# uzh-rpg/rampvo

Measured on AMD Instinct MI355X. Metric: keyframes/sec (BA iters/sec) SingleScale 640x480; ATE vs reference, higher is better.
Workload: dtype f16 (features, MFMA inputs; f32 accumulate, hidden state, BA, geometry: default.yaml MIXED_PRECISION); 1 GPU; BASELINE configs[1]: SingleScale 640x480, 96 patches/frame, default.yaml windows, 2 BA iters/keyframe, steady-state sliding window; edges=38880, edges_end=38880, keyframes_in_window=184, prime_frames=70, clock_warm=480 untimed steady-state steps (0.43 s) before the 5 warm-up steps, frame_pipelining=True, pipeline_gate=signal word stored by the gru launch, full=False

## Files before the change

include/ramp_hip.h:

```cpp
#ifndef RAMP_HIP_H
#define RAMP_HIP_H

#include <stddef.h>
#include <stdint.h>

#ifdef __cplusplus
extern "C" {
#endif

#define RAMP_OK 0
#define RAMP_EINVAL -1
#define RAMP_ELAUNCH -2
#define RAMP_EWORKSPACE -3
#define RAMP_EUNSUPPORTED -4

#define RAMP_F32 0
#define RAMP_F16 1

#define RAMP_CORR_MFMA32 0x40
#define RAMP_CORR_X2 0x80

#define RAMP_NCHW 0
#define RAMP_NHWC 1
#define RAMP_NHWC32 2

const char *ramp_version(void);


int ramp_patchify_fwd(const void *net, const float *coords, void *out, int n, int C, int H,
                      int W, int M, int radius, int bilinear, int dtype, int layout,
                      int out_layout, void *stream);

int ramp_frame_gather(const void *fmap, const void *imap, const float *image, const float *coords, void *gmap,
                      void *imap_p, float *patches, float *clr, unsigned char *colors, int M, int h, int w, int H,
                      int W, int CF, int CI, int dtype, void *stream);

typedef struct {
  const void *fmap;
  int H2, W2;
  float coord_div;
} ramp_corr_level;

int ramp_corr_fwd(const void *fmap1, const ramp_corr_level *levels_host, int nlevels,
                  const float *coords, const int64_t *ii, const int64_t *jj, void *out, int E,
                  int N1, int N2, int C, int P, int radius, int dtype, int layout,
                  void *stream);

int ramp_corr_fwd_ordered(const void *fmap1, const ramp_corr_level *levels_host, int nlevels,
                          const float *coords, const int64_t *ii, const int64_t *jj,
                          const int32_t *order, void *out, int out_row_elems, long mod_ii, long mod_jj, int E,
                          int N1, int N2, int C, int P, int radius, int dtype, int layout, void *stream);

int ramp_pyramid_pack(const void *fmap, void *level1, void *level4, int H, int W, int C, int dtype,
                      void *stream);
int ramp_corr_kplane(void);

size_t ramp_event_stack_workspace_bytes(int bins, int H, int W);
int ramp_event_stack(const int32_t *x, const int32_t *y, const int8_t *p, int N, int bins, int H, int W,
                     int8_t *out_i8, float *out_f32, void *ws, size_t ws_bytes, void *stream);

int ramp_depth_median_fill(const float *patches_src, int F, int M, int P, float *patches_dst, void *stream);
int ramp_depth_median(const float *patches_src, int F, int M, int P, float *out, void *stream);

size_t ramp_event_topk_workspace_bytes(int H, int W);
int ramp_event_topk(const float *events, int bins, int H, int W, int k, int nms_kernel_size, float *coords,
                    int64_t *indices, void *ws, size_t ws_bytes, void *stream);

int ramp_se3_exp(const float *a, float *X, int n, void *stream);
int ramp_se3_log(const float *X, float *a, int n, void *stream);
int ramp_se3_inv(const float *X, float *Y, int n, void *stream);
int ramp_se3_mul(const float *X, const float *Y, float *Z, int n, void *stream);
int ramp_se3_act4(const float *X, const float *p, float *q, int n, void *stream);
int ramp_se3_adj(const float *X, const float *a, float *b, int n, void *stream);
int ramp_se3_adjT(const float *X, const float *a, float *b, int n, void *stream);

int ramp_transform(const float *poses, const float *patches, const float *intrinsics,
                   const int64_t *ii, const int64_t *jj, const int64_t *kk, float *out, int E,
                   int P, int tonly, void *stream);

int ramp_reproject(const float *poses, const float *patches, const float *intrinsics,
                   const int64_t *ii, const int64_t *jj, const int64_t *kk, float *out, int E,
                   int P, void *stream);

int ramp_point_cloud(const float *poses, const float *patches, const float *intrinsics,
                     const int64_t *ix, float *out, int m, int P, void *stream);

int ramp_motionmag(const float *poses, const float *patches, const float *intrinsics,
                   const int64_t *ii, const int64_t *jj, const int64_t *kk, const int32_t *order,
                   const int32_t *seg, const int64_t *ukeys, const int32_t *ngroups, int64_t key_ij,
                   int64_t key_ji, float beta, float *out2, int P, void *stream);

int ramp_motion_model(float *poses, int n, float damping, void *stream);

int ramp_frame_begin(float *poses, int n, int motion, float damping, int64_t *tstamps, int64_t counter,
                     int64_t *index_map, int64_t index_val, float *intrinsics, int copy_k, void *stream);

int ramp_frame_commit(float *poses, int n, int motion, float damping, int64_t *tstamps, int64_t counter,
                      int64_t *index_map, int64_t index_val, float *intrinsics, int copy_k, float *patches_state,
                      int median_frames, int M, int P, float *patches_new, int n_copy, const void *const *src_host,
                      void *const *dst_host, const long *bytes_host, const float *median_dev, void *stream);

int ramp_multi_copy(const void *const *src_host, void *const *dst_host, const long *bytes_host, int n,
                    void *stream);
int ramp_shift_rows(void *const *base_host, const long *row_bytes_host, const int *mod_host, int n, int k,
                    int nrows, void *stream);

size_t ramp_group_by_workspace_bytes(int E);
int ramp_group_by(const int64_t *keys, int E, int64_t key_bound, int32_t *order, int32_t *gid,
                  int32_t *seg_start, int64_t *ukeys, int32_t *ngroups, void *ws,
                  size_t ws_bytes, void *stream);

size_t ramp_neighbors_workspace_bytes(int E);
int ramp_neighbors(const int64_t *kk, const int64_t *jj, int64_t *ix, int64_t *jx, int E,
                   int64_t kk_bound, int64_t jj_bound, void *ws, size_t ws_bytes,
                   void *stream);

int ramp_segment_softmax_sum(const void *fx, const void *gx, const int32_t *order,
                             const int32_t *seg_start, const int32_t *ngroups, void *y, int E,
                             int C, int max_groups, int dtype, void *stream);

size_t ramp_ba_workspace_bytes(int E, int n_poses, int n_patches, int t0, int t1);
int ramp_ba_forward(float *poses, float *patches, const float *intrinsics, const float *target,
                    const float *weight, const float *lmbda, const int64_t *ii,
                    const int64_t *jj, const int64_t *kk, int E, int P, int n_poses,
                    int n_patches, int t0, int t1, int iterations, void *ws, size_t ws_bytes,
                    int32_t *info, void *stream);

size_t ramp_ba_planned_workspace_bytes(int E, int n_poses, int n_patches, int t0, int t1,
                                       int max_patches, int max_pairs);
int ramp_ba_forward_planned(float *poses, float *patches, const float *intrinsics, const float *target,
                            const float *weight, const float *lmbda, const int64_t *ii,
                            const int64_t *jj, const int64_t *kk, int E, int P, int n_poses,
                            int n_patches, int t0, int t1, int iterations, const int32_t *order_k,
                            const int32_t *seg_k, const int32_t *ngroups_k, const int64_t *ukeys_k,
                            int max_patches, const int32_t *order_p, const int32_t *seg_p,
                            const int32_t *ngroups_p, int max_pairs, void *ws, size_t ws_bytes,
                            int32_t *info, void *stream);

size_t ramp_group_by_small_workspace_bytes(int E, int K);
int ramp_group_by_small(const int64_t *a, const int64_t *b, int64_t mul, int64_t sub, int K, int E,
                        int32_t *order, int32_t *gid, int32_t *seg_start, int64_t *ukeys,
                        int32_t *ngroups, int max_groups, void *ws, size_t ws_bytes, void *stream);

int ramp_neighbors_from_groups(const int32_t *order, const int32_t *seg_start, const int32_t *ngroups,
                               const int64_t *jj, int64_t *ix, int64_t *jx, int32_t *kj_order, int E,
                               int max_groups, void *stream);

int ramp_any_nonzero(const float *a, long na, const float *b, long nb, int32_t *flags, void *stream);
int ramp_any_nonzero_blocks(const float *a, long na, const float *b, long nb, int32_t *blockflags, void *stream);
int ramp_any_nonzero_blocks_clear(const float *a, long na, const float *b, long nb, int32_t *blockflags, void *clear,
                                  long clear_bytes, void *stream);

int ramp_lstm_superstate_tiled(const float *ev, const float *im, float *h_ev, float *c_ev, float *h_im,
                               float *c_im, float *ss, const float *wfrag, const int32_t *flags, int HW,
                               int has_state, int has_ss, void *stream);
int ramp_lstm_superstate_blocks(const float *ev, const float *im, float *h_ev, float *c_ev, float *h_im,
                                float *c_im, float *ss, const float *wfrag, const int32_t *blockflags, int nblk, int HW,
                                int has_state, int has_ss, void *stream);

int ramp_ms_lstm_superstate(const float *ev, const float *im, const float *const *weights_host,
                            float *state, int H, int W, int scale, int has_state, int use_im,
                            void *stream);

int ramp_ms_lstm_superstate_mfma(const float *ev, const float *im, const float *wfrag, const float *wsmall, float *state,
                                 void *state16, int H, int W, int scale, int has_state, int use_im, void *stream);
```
• • • •
→ **WORK TO COMPLETE**: Among the records, find all lines that include the string "radius" and return them.

→ **RESULT**:
                      int W, int M, int radius, int bilinear, int dtype, int layout,
                  int N1, int N2, int C, int P, int radius, int dtype, int layout,
                          int N1, int N2, int C, int P, int radius, int dtype, int layout, void *stream);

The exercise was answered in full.